Task objective = Restrict the output to the lines below starting at the one that contains "g0 + NT < ngrp;" and ending at the one that contains "vc, TO* __restrict__", and restate them word for word, both ends included.

----------------

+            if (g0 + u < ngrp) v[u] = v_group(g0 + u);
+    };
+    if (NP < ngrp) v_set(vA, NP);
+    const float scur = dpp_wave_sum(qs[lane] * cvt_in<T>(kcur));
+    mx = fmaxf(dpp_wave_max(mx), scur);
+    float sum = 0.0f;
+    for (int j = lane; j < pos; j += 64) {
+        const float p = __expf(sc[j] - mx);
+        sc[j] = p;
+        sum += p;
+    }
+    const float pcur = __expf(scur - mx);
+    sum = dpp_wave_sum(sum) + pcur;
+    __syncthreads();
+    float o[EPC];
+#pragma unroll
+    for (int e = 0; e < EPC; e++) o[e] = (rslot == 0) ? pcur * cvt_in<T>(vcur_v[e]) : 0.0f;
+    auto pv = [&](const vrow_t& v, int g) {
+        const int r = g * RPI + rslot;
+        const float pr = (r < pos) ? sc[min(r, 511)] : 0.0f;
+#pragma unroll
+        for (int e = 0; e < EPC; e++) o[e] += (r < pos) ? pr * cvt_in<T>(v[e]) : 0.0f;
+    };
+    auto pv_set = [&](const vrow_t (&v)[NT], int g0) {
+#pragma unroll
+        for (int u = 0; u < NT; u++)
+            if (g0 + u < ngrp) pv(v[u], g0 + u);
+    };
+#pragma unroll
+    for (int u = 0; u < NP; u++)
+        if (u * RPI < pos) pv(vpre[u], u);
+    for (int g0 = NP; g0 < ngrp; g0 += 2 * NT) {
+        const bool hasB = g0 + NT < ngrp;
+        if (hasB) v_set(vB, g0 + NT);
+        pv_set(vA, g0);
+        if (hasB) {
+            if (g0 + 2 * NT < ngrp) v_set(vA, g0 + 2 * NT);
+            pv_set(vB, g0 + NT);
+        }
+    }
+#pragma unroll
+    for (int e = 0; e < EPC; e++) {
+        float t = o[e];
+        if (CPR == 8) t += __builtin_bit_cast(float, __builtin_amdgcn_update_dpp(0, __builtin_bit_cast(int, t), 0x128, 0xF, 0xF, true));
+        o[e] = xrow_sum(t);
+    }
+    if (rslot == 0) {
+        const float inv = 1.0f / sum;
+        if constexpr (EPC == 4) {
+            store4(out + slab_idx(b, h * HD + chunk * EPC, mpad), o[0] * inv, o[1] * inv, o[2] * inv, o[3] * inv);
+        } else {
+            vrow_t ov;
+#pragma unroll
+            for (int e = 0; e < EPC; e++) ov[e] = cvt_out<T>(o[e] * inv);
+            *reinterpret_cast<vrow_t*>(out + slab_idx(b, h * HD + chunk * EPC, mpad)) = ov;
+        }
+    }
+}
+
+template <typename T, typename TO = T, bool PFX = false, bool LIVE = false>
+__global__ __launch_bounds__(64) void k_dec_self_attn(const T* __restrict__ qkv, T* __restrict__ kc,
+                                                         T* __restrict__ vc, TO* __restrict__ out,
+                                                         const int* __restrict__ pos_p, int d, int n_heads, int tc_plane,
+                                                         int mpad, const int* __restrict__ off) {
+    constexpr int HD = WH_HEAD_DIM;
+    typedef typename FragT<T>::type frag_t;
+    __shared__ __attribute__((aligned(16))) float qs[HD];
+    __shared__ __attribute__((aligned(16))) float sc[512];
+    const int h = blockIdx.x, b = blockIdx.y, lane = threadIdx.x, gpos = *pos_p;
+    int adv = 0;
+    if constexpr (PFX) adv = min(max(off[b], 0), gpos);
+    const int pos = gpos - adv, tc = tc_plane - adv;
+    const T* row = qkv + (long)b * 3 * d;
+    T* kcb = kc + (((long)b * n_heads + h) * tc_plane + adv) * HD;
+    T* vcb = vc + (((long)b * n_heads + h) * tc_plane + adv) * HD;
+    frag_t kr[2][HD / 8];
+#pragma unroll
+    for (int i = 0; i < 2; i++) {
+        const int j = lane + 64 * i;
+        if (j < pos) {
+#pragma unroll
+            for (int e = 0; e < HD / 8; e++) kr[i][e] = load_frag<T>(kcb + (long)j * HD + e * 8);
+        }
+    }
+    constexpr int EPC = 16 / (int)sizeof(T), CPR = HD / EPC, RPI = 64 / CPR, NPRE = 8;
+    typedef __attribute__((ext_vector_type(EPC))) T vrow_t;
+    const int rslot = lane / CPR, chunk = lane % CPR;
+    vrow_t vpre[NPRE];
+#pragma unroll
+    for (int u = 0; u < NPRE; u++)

----------------

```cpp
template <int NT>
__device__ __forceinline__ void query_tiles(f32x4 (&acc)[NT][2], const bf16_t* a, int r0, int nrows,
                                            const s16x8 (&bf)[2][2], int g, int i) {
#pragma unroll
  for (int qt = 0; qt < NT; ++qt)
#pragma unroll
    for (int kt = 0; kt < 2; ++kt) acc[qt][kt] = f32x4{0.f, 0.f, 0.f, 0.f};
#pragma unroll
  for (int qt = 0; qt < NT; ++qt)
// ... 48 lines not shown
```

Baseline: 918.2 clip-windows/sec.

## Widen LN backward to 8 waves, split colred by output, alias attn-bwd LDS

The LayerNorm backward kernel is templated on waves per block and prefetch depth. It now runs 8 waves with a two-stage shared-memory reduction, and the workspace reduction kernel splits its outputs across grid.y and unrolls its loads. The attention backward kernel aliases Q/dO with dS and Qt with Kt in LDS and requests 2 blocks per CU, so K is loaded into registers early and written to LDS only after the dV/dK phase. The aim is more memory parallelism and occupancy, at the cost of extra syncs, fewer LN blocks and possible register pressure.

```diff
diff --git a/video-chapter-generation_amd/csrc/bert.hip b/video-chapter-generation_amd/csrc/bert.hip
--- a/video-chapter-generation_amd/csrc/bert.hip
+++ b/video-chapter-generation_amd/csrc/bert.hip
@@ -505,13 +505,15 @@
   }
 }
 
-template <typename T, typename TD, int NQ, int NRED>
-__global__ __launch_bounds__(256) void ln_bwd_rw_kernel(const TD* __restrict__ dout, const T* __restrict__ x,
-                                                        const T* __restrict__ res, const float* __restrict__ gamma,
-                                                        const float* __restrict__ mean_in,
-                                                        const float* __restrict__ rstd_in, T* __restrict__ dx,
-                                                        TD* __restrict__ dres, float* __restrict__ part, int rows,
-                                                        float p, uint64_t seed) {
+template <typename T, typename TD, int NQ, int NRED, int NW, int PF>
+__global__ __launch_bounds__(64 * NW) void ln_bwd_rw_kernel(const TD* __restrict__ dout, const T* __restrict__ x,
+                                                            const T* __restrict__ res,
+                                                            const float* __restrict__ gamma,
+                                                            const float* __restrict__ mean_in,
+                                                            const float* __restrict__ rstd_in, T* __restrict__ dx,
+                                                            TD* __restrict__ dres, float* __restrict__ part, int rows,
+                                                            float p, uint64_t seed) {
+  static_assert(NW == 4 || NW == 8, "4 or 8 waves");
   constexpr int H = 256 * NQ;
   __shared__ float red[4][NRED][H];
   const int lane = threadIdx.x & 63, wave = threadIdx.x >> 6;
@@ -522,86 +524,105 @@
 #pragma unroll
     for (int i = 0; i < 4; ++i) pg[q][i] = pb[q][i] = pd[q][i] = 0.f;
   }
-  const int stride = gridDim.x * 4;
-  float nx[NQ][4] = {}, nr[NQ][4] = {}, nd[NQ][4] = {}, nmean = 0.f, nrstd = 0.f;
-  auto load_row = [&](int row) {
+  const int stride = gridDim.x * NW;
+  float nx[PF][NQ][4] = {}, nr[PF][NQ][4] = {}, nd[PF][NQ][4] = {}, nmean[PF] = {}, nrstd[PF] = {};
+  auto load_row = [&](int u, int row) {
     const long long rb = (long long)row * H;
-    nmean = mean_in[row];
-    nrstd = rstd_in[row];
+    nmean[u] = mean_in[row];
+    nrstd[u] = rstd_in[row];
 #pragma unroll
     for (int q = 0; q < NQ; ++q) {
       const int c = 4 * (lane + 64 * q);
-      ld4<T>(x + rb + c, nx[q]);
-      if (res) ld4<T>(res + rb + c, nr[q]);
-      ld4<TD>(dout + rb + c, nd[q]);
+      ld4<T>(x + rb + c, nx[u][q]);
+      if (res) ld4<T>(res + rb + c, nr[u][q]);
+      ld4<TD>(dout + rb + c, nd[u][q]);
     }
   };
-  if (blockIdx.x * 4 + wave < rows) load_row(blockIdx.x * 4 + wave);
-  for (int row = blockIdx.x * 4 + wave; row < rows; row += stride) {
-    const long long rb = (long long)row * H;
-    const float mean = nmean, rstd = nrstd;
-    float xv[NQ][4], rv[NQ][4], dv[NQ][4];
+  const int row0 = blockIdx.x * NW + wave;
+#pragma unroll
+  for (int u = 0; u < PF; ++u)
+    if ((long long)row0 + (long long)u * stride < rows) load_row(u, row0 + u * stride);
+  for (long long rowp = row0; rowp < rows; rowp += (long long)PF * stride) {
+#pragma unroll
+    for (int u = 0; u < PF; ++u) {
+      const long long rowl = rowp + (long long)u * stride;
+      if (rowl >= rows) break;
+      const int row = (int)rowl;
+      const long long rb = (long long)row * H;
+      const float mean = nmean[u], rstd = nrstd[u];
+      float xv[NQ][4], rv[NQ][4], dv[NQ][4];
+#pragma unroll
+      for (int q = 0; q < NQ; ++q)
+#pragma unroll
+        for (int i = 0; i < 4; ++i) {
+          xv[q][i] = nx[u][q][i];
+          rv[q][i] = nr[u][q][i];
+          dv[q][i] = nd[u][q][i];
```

----------------

Output of the exercise =
+        const bool hasB = g0 + NT < ngrp;
+        if (hasB) v_set(vB, g0 + NT);
+        pv_set(vA, g0);
+        if (hasB) {
+            if (g0 + 2 * NT < ngrp) v_set(vA, g0 + 2 * NT);
+            pv_set(vB, g0 + NT);
+        }
+    }
+#pragma unroll
+    for (int e = 0; e < EPC; e++) {
+        float t = o[e];
+        if (CPR == 8) t += __builtin_bit_cast(float, __builtin_amdgcn_update_dpp(0, __builtin_bit_cast(int, t), 0x128, 0xF, 0xF, true));
+        o[e] = xrow_sum(t);
+    }
+    if (rslot == 0) {
+        const float inv = 1.0f / sum;
+        if constexpr (EPC == 4) {
+            store4(out + slab_idx(b, h * HD + chunk * EPC, mpad), o[0] * inv, o[1] * inv, o[2] * inv, o[3] * inv);
+        } else {
+            vrow_t ov;
+#pragma unroll
+            for (int e = 0; e < EPC; e++) ov[e] = cvt_out<T>(o[e] * inv);
+            *reinterpret_cast<vrow_t*>(out + slab_idx(b, h * HD + chunk * EPC, mpad)) = ov;
+        }
+    }
+}
+
+template <typename T, typename TO = T, bool PFX = false, bool LIVE = false>
+__global__ __launch_bounds__(64) void k_dec_self_attn(const T* __restrict__ qkv, T* __restrict__ kc,
+                                                         T* __restrict__ vc, TO* __restrict__ out,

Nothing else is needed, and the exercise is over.